**Activity**.
Your answer should hold every line of the records below that contains the string "hipFuncGetAttributes".

**Supplied data**.
====
extern "C" int ca_prof_begin(void) {
  g_prof.clear();
  g_prof_on = true;
  return CA_OK;
}
extern "C" int ca_prof_end(double* ms, int64_t* count, double* flops) {
  g_prof_on = false;
  for (int v = 0; v < 24; ++v) {
    ms[v] = 0.0;
    count[v] = 0;
    flops[v] = 0.0;
  }
  for (auto& r : g_prof) {
    float t = 0.f;
    if (hipEventSynchronize(r.e1) != hipSuccess || hipEventElapsedTime(&t, r.e0, r.e1) != hipSuccess) {
      ca_set_error("ca_prof_end: event query failed");
      return CA_ERR_LAUNCH;
    }
    ms[r.variant] += t;
    count[r.variant] += 1;
    flops[r.variant] += r.flops;
    hipEventDestroy(r.e0);
    hipEventDestroy(r.e1);
  }
  g_prof.clear();
  return CA_OK;
}

extern "C" int ca_gemm_debug_general_epilogue(int on) {
  const int v = on ? 1 : 0;
  for (auto set : {gemm_set_epi_general_s, gemm_set_epi_general_l, gemm_set_epi_general_x, gemm_set_epi_general_fp8})
    if (set(v) != hipSuccess) {
      ca_set_error("ca_gemm_debug_general_epilogue: setting the switch failed");
      return CA_ERR_LAUNCH;
    }
  return CA_OK;
}
static int g_compute_cus = 0;
extern "C" int ca_gemm_set_compute_cus(int n) {
  g_compute_cus = n > 0 ? n : 0;
  return CA_OK;
}
extern "C" int ca_background_update_fits(int32_t* regs) {
  hipFuncAttributes ax, aw;
  const hipError_t e1 = hipFuncGetAttributes(&ax, gemm_x_nt_kernel());
  const hipError_t e2 = hipFuncGetAttributes(&aw, ca_adamw_background_kernel());
  if (e1 != hipSuccess || e2 != hipSuccess) {
    ca_set_error("ca_background_update_fits: hipFuncGetAttributes: %s", hipGetErrorString(e1 != hipSuccess ? e1 : e2));
    return CA_ERR_LAUNCH;
  }
  if (regs) {
    regs[0] = ax.numRegs;
    regs[1] = aw.numRegs;
  }
  const int gx = (ax.numRegs + 7) / 8 * 8, gw = (aw.numRegs + 7) / 8 * 8;
  return 2 * gx + gw <= 512 ? 1 : 0;
}
static unsigned x_device_cus() {
  static const unsigned ncu = [] {
    int dev = 0, n = 256;
    if (hipGetDevice(&dev) == hipSuccess) hipDeviceGetAttribute(&n, hipDeviceAttributeMultiprocessorCount, dev);
    return (unsigned)(n >= 8 ? (n / 8) * 8 : 8);
  }();
  return ncu;
}
static int g_force_kernel = 0;
extern "C" int ca_gemm_force_kernel(int which) {
  g_force_kernel = which;
  return CA_OK;
}
static GemmKnobs gemm_knobs() {
  static const GemmKnobs env = [] {
    GemmKnobs k;
    const auto read = [](const char* name, int& v) { if (const char* e = getenv(name)) v = atoi(e); };
    read("CA_X_PERSIST", k.x_persist);
    read("CA_SKINNY_MB1", k.skinny_mb1);
    read("CA_SKINNY_MB1_ROWS", k.skinny_mb1_rows);
    read("CA_SKINNY_NT", k.skinny_nt);
    read("CA_SKINNY_U", k.skinny_u);
    read("CA_GEMM_PREFER_L", k.prefer_l);
    read("CA_GEMM_L_OVER_X", k.l_over_x);
    read("CA_GEMM_L_MIN", k.l_min);
    read("CA_GEMM_M", k.m_max);
    return k;
  }();
  GemmKnobs k = env;
  k.force_kernel = g_force_kernel;
  k.compute_cus = g_compute_cus;
  k.device_cus = x_device_cus();
  return k;
}
static int ca_gemm_launch(const CaGemmDesc* desc, void* stream);
static int g_last_kind = 0;

extern "C" int ca_gemm_bf16(const CaGemmDesc* desc, void* stream) {
  if (!g_prof_on || desc == nullptr) return ca_gemm_launch(desc, stream);
  ProfRec r;
  hipEventCreate(&r.e0);
  hipEventCreate(&r.e1);
  r.flops = 2.0 * desc->M * (double)desc->N * desc->K * desc->batch1 * desc->batch2;
  g_gemm_prof_e0 = r.e0;
  g_gemm_prof_e1 = r.e1;
  const int rc = ca_gemm_launch(desc, stream);
  g_gemm_prof_e0 = g_gemm_prof_e1 = nullptr;
  r.variant = g_last_kind * 8 + ((desc->a_kseg > 0 || desc->b_kseg > 0) ? 4 : 0) + (desc->a_layout ? 2 : 0) +
              (desc->b_layout ? 1 : 0);
  g_prof.push_back(r);
  return rc;
}

static int gemm_launch_plan(const GemmPlan& p, const CaGemmDesc& d, CaGemmGroup* grp, hipStream_t s, const char* who) {
  if (p.fp8) return gemm_launch_fp8(p, d, s, who);
  switch (p.family) {
    case GEMM_SKINNY: return gemm_launch_skinny(p, d, s, who);
    case GEMM_X: {
      CaGemmGroup one;
      if (!grp) one.d[0] = d, one.count = 0, one.first[0] = 0, one.total = 0;
      return gemm_launch_x(p, grp ? *grp : one, s, who);
    }
    case GEMM_L: return gemm_launch_l(p, d, s, who);
    default: return gemm_launch_s(p, d, s, who);
  }
}

static int gemm_validate_fp8(const CaGemmDesc& d) {
  CA_CHECK_ARG(d.A && d.B && (d.C || d.C2) && d.M > 0 && d.N > 0 && d.K > 0, "ca_gemm_fp8: bad argument");
  CA_CHECK_ARG(d.C8 == nullptr || ((d.epilogue == CA_EPI_GELU || d.epilogue == CA_EPI_DGELU) && d.c8_scale != nullptr && (d.ldc % 8) == 0 &&
                                   ((uintptr_t)d.C8 % 8) == 0),
               "ca_gemm_fp8: C8 needs CA_EPI_GELU / CA_EPI_DGELU, a scale and 8-byte aligned rows");
  CA_CHECK_ARG(d.a_layout == CA_KMAJOR && d.b_layout == CA_KMAJOR && d.batch1 == 1 && d.batch2 == 1 && d.a_kseg == 0 &&
                   d.b_kseg == 0 && !d.a_colsum && !d.c_row_index,
               "ca_gemm_fp8: K-major operands, un-batched, plain rows only");
  CA_CHECK_ARG((d.K % 16) == 0 && (d.lda % 16) == 0 && (d.ldb % 16) == 0 && ((uintptr_t)d.A % 16) == 0 &&
                   ((uintptr_t)d.B % 16) == 0,
               "ca_gemm_fp8: K, lda, ldb must be multiples of 16 bytes and the operands 16-byte aligned");
  return CA_OK;
}
extern "C" int ca_gemm_fp8(const CaGemmDesc* desc, void* stream) {
  CA_CHECK_ARG(desc != nullptr, "ca_gemm_fp8: null descriptor");
  const int rc = gemm_validate_fp8(*desc);
  if (rc != CA_OK) return rc;
  return gemm_launch_plan(gemm_plan_fp8(*desc, gemm_knobs()), *desc, nullptr, (hipStream_t)stream, "ca_gemm_fp8");
}

static int gemm_validate_group(const CaGemmDesc* descs, int32_t count) {
  CA_CHECK_ARG(descs && count >= 1 && count <= X_GROUP_MAX, "ca_gemm_bf16_group: 1..8 problems");
  for (int i = 0; i < count; ++i) {
    const CaGemmDesc* p = descs + i;
    CA_CHECK_ARG(p->A && p->B && p->C && p->M > 0 && p->N > 0 && p->K >= 64, "ca_gemm_bf16_group: bad problem %d", i);
    CA_CHECK_ARG(p->batch1 == 1 && p->batch2 == 1 && p->a_kseg == 0 && p->b_kseg == 0 && p->epilogue == CA_EPI_NONE &&
                     p->bias == nullptr && p->dropout_p == 0.f,
                 "ca_gemm_bf16_group: only plain un-batched problems");
    CA_CHECK_ARG((p->lda % 8) == 0 && (p->ldb % 8) == 0 && ((uintptr_t)p->A % 16) == 0 && ((uintptr_t)p->B % 16) == 0,
                 "ca_gemm_bf16_group: alignment");
    CA_CHECK_ARG(p->a_layout == descs->a_layout && p->b_layout == descs->b_layout,
                 "ca_gemm_bf16_group: the problems differ in operand form");
    CA_CHECK_ARG(p->c_sumsq == nullptr || p->epilogue == CA_EPI_NONE, "ca_gemm_bf16_group: c_sumsq needs a plain epilogue");
  }
  return CA_OK;
}
extern "C" int ca_gemm_bf16_group(const CaGemmDesc* descs, int32_t count, void* stream) {
  const int rc = gemm_validate_group(descs, count);
  if (rc != CA_OK) return rc;
  CaGemmGroup g;
  int total = 0;
  for (int i = 0; i < X_GROUP_MAX; ++i) {
    g.d[i] = descs[i < count ? i : 0];
    g.first[i] = total;
    if (i < count) total += gemm_x_tiles(descs[i]);
  }
  g.total = total;
  g.count = count > 1 ? count : 0;
  const GemmPlan p = gemm_plan_group(descs, count, gemm_knobs());
  ProfRec r;
  if (g_prof_on) {
    hipEventCreate(&r.e0);
    hipEventCreate(&r.e1);
    r.flops = 0.0;
    for (int i = 0; i < count; ++i) r.flops += 2.0 * descs[i].M * (double)descs[i].N * descs[i].K;
    r.variant = p.kind * 8 + p.lay;
    g_gemm_prof_e0 = r.e0;
    g_gemm_prof_e1 = r.e1;
  }
  const int lrc = gemm_launch_plan(p, descs[0], &g, (hipStream_t)stream, "ca_gemm_bf16_group");
  if (g_prof_on) {
    g_gemm_prof_e0 = g_gemm_prof_e1 = nullptr;
    g_prof.push_back(r);
  }
  return lrc;
}
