@@ -863,11 +922,15 @@
   const int nz = layer == 2 ? 2 : 1;
   if (batch % 32 || n % (layer == 1 ? 32 : 16) || k % 32 || k < 32)
     return fail(HB_ERR_INVALID, "need batch % 32 == 0, n % 16 == 0 (layer 1: n % 32 == 0), k % 32 == 0");
-  if (ldx < k || ldw < k || ldo < n || ldx % 8 || ldw % 8 || ldo % 4) return fail(HB_ERR_INVALID, "bad leading dimensions");
+  const bool bits = layer == 1 && n_actions == 1;
+  if (layer == 1 && n_actions != 0 && n_actions != 1) return fail(HB_ERR_INVALID, "layer 1: n_actions must be 0 (16-bit x) or 1 (bit rows)");
+  if (bits) {
+    if (ldx < k / 32 || ldw < k || ldo < n || ldw % 8 || ldo % 4) return fail(HB_ERR_INVALID, "bad leading dimensions (bit rows: ldx in words, ldx >= k / 32)");
+  } else if (ldx < k || ldw < k || ldo < n || ldx % 8 || ldw % 8 || ldo % 4) return fail(HB_ERR_INVALID, "bad leading dimensions");
   if (relu < 0 || relu > 7) return fail(HB_ERR_INVALID, "relu: bit 0 = ReLU, bit 1 = fp32 output, bit 2 = fp16 (not bf16) operands");
-  if ((reinterpret_cast<uintptr_t>(x_dev) & 15u) || (reinterpret_cast<uintptr_t>(wt_dev) & 15u) ||
+  if ((reinterpret_cast<uintptr_t>(x_dev) & (bits ? 3u : 15u)) || (reinterpret_cast<uintptr_t>(wt_dev) & 15u) ||
       (reinterpret_cast<uintptr_t>(out_dev) & ((relu & 2) ? 15u : 7u)))
-    return fail(HB_ERR_ALIGN, "x / wt must be 16-byte aligned, out 8-byte (fp32 output: 16-byte) aligned");
+    return fail(HB_ERR_ALIGN, "x / wt must be 16-byte aligned (bit rows: x 4-byte), out 8-byte (fp32 output: 16-byte) aligned");
   if (layer == 2) {
     if (!act_dev) return fail(HB_ERR_INVALID, "null argument");
     if (batch > 256) return fail(HB_ERR_INVALID, "batch must be <= 256 (a wavefront keeps the batch's actions in four registers per lane)");
@@ -909,7 +972,9 @@
   }
   const unsigned per = (a.n_units + 1023u) / 1024u;
   a.stride = (a.n_units + per - 1u) / per;
-  if (relu & 4) hipLaunchKernelGGL((thin_forward_kernel<true>), dim3(a.stride), dim3(64), 0, static_cast<hipStream_t>(stream), a);
+  if (bits && (relu & 4)) hipLaunchKernelGGL((thin_forward_bits_kernel<true>), dim3(a.stride), dim3(64), 0, static_cast<hipStream_t>(stream), a);
+  else if (bits) hipLaunchKernelGGL((thin_forward_bits_kernel<false>), dim3(a.stride), dim3(64), 0, static_cast<hipStream_t>(stream), a);
+  else if (relu & 4) hipLaunchKernelGGL((thin_forward_kernel<true>), dim3(a.stride), dim3(64), 0, static_cast<hipStream_t>(stream), a);
   else hipLaunchKernelGGL((thin_forward_kernel<false>), dim3(a.stride), dim3(64), 0, static_cast<hipStream_t>(stream), a);
   HB_HIP(hipGetLastError());
   return HB_OK;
====
**Exercise output**.
  const hipError_t e1 = hipFuncGetAttributes(&ax, gemm_x_nt_kernel());
  const hipError_t e2 = hipFuncGetAttributes(&aw, ca_adamw_background_kernel());
    ca_set_error("ca_background_update_fits: hipFuncGetAttributes: %s", hipGetErrorString(e1 != hipSuccess ? e1 : e2));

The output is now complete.